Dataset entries
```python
from . import _lib as L
from ._lib import ACT_LEAKY, ACT_NONE, ACT_SNAKE

Tensor = torch.Tensor


_PROFILE = None
_EVENT_POOL = []


def profile_begin() -> None:
    global _PROFILE
    _PROFILE = []


def _hip_event():
# ... 308 lines not shown
        slot = _valid_slot(base, s)
        if slot is not None:
            t._rh_range = (slot, t._version) + tuple(base._rh_range[2:])
            return slot
    if _RANGE_MISS is not None:
        _RANGE_MISS.append((tag, tuple(t.shape)))
    slot = _new_range(t.device)
    L.check(L.lib.rh_amax_f32(L.ptr(t), t.numel(), L.ptr(slot), s), "amax")
    _attach_range(t, slot)
    side = next((st for st in _SIDE.values() if st.cuda_stream == s), None)
    if side is not None:
        ev = torch.cuda.Event()
        ev.record(side)
        t._rh_range = (slot, t._version, (s, torch.cuda.is_current_stream_capturing(), ev))
    return slot


def _fwd(d, x, wp, bias, alpha, residual, y, s):
    _log_plan(d, 0, bias is not None, residual is not None)
    ws = _ws(L.lib.rh_conv1d_fwd_workspace_bytes(C.byref(d)), y.device)
    rin = rout = None
    if _ranges_on():
        if L.lib.rh_conv1d_kernel_family(C.byref(d), 0, int(bias is not None), int(residual is not None)) == 1:
            rin = _range_of(x, s, "fwd x")
        rout = _new_range(y.device)

    @_armed_call
    def run(out, ranges=True):
        if ranges and rout is not None:
            L.lib.rh_x6_set_ranges(None, L.ptr(rin), L.ptr(rout), None)
        return L.lib.rh_conv1d_fwd_f32(C.byref(d), L.ptr(x), L.ptr(wp), L.ptr(bias), L.ptr(alpha), L.ptr(residual), L.ptr(out),
                                       L.ptr(ws), ws.numel() * 4 if ws is not None else 0, s)

    rc = _launch("conv_fwd", d, lambda: run(y), bias is not None, residual is not None)
    if rc == 0:
        _attach_range(y, rout)
        _shadow("fwd", d, lambda o: run(o[0], False), [y])
    return rc


def _unit_fwd(d3, d1, x, wp3, wp1, h, y, s):
    rin = ry = rh = None
    if _RANGES:
        rin, ry = _range_of(x, s, "unit x"), _new_range(x.device)
        rh = _new_range(x.device) if h is not None else None

    @_armed_call
    def run(o_y, o_h):
        if rin is not None:
            L.lib.rh_x6_set_ranges(None, L.ptr(rin), L.ptr(ry), L.ptr(rh))
        return L.lib.rh_residual_unit_fwd_f32(C.byref(d3), C.byref(d1), L.ptr(x), L.ptr(wp3), L.ptr(wp1), L.ptr(o_h), L.ptr(o_y), s)

    if _PLAN_LOG is not None:
        _PLAN_LOG.append((2, (d3.c_in, d3.c_out, d3.kernel, d3.stride, d3.dilation, d3.l_in, d3.transposed), (3, d3.c_in // 32, 2, 1, 1, 1, 0, 0)))
    if _PROFILE is None:
        rc = run(y, h)
    else:
        f3, b3 = _conv_cost(d3)
        f1, b1 = _conv_cost(d1)
        rc = _timed("conv_fwd[x6]", f3 + f1, b3 + b1, lambda: run(y, h))
    if rc == 0:
        _attach_range(y, ry)
        _attach_range(h, rh)
    if rc == 0 and _SHADOW is not None:
        h2, y2 = torch.empty_like(x), torch.empty_like(x)
        with _ExactF32():
            nf3 = L.lib.rh_conv1d_fwd_workspace_bytes(C.byref(d3))
            nf1 = L.lib.rh_conv1d_fwd_workspace_bytes(C.byref(d1))
            ws = _ws(max(nf3, nf1, 4), x.device)
            L.check(L.lib.rh_conv1d_fwd_f32(C.byref(d3), L.ptr(x), L.ptr(wp3), None, None, None, L.ptr(h2), L.ptr(ws), ws.numel() * 4, s),
                    "shadow unit k3")
            L.check(L.lib.rh_conv1d_fwd_f32(C.byref(d1), L.ptr(h2), L.ptr(wp1), None, None, L.ptr(x), L.ptr(y2), L.ptr(ws), ws.numel() * 4, s),
                    "shadow unit k1")
        key = (d3.c_in, d3.c_out, d3.kernel, d3.stride, d3.dilation, d3.l_in, d3.transposed, d3.batch)
        _SHADOW.append(("unit", key, _rel(y, y2)))
        if h is not None:
            _SHADOW.append(("unit_h", key, _rel(h, h2)))
    return rc


def _dgrad(d, dy, wp, x, alpha, add, dx, s):
    _log_plan(d, 1, False, add is not None)
    ws = _ws(L.lib.rh_conv1d_bwd_data_workspace_bytes(C.byref(d)), dx.device)
    rin = rout = None
    if _ranges_on():
        if L.lib.rh_conv1d_kernel_family(C.byref(d), 1, 0, int(add is not None)) == 1:
            rin = _range_of(dy, s, "dgrad dy")
        rout = _new_range(dx.device)

    @_armed_call
    def run(out, ranges=True):
        if ranges and rout is not None:
            L.lib.rh_x6_set_ranges(None, L.ptr(rin), L.ptr(rout), None)
        return L.lib.rh_conv1d_bwd_data_f32(C.byref(d), L.ptr(dy), L.ptr(wp), L.ptr(x), L.ptr(alpha), L.ptr(add), L.ptr(out),
                                            L.ptr(ws), ws.numel() * 4 if ws is not None else 0, s)

    rc = _launch("conv_dgrad", d, lambda: run(dx), False, add is not None)
    if rc == 0:
        _attach_range(dx, rout)
        _shadow("dgrad", d, lambda o: run(o[0], False), [dx])
    return rc


_SIDE = {}
_SIDE_PENDING = [None]
_SIDE_HOLD = []


def _side_enabled() -> bool:
    import os
    return os.environ.get("RH_BWD_SIDE_STREAM", "1") != "0"


def _side_stream(device):
    k = device.index if device.index is not None else torch.cuda.current_device()
    st = _SIDE.get(k)
    if st is None:
        st = _SIDE[k] = torch.cuda.Stream(device=device)
    return st


_WN_PENDING = []
import os as _os
_WN_BATCH_MAX = int(_os.environ.get("RH_WN_BATCH_MAX", "64"))


def _wn_batch_enabled() -> bool:
    import os
    return os.environ.get("RH_WN_BATCH", "1") != "0"

# ... 1208 lines not shown
```

Before: 239.8 million samples/s.

## Extend fused residual-unit kernel to 192/384 channels via LDS-staged intermediate

```diff
diff --git a/include/rave_hip.h b/include/rave_hip.h
--- a/include/rave_hip.h
+++ b/include/rave_hip.h
@@ -97,6 +97,7 @@
 int rh_residual_unit_fused(const rh_conv1d_desc* d3, const rh_conv1d_desc* d1);
 int rh_residual_unit_fwd_f32(const rh_conv1d_desc* d3, const rh_conv1d_desc* d1, const float* x, const float* wp3_fwd,
                              const float* wp1_fwd, float* h, float* y, rh_stream_t stream);
+int rh_residual_unit_plan_info(const rh_conv1d_desc* d3, const rh_conv1d_desc* d1, int32_t* out8);
 
 int rh_x6_uses_ranges(void);
 int rh_x6_range_words(void);
diff --git a/rave_amd/_lib.py b/rave_amd/_lib.py
--- a/rave_amd/_lib.py
+++ b/rave_amd/_lib.py
@@ -79,6 +79,7 @@
         "rh_conv1d_kernel_family": ([D, C.c_int, C.c_int, C.c_int], C.c_int),
         "rh_conv1d_bwd_weight_kernel_family": ([D], C.c_int),
         "rh_residual_unit_fused": ([D, D], C.c_int),
+        "rh_residual_unit_plan_info": ([D, D, C.POINTER(C.c_int32)], C.c_int),
         "rh_residual_unit_fwd_f32": ([D, D, P, P, P, P, P, P], C.c_int),
         "rh_conv1d_plan_info": ([D, C.c_int, C.c_int, C.c_int, C.POINTER(C.c_int32)], C.c_int),
         "rh_conv1d_fwd_workspace_bytes": ([D], I64),
diff --git a/rave_amd/build.py b/rave_amd/build.py
--- a/rave_amd/build.py
+++ b/rave_amd/build.py
@@ -10,8 +10,8 @@
 CSRC = os.path.join(HERE, "csrc")
 OBJ = os.path.join(HERE, "_obj")
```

# Task brief:
Check the records above and copy each line that has the string "environ".

# Your solution:
    return os.environ.get("RH_BWD_SIDE_STREAM", "1") != "0"
_WN_BATCH_MAX = int(_os.environ.get("RH_WN_BATCH_MAX", "64"))
    return os.environ.get("RH_WN_BATCH", "1") != "0"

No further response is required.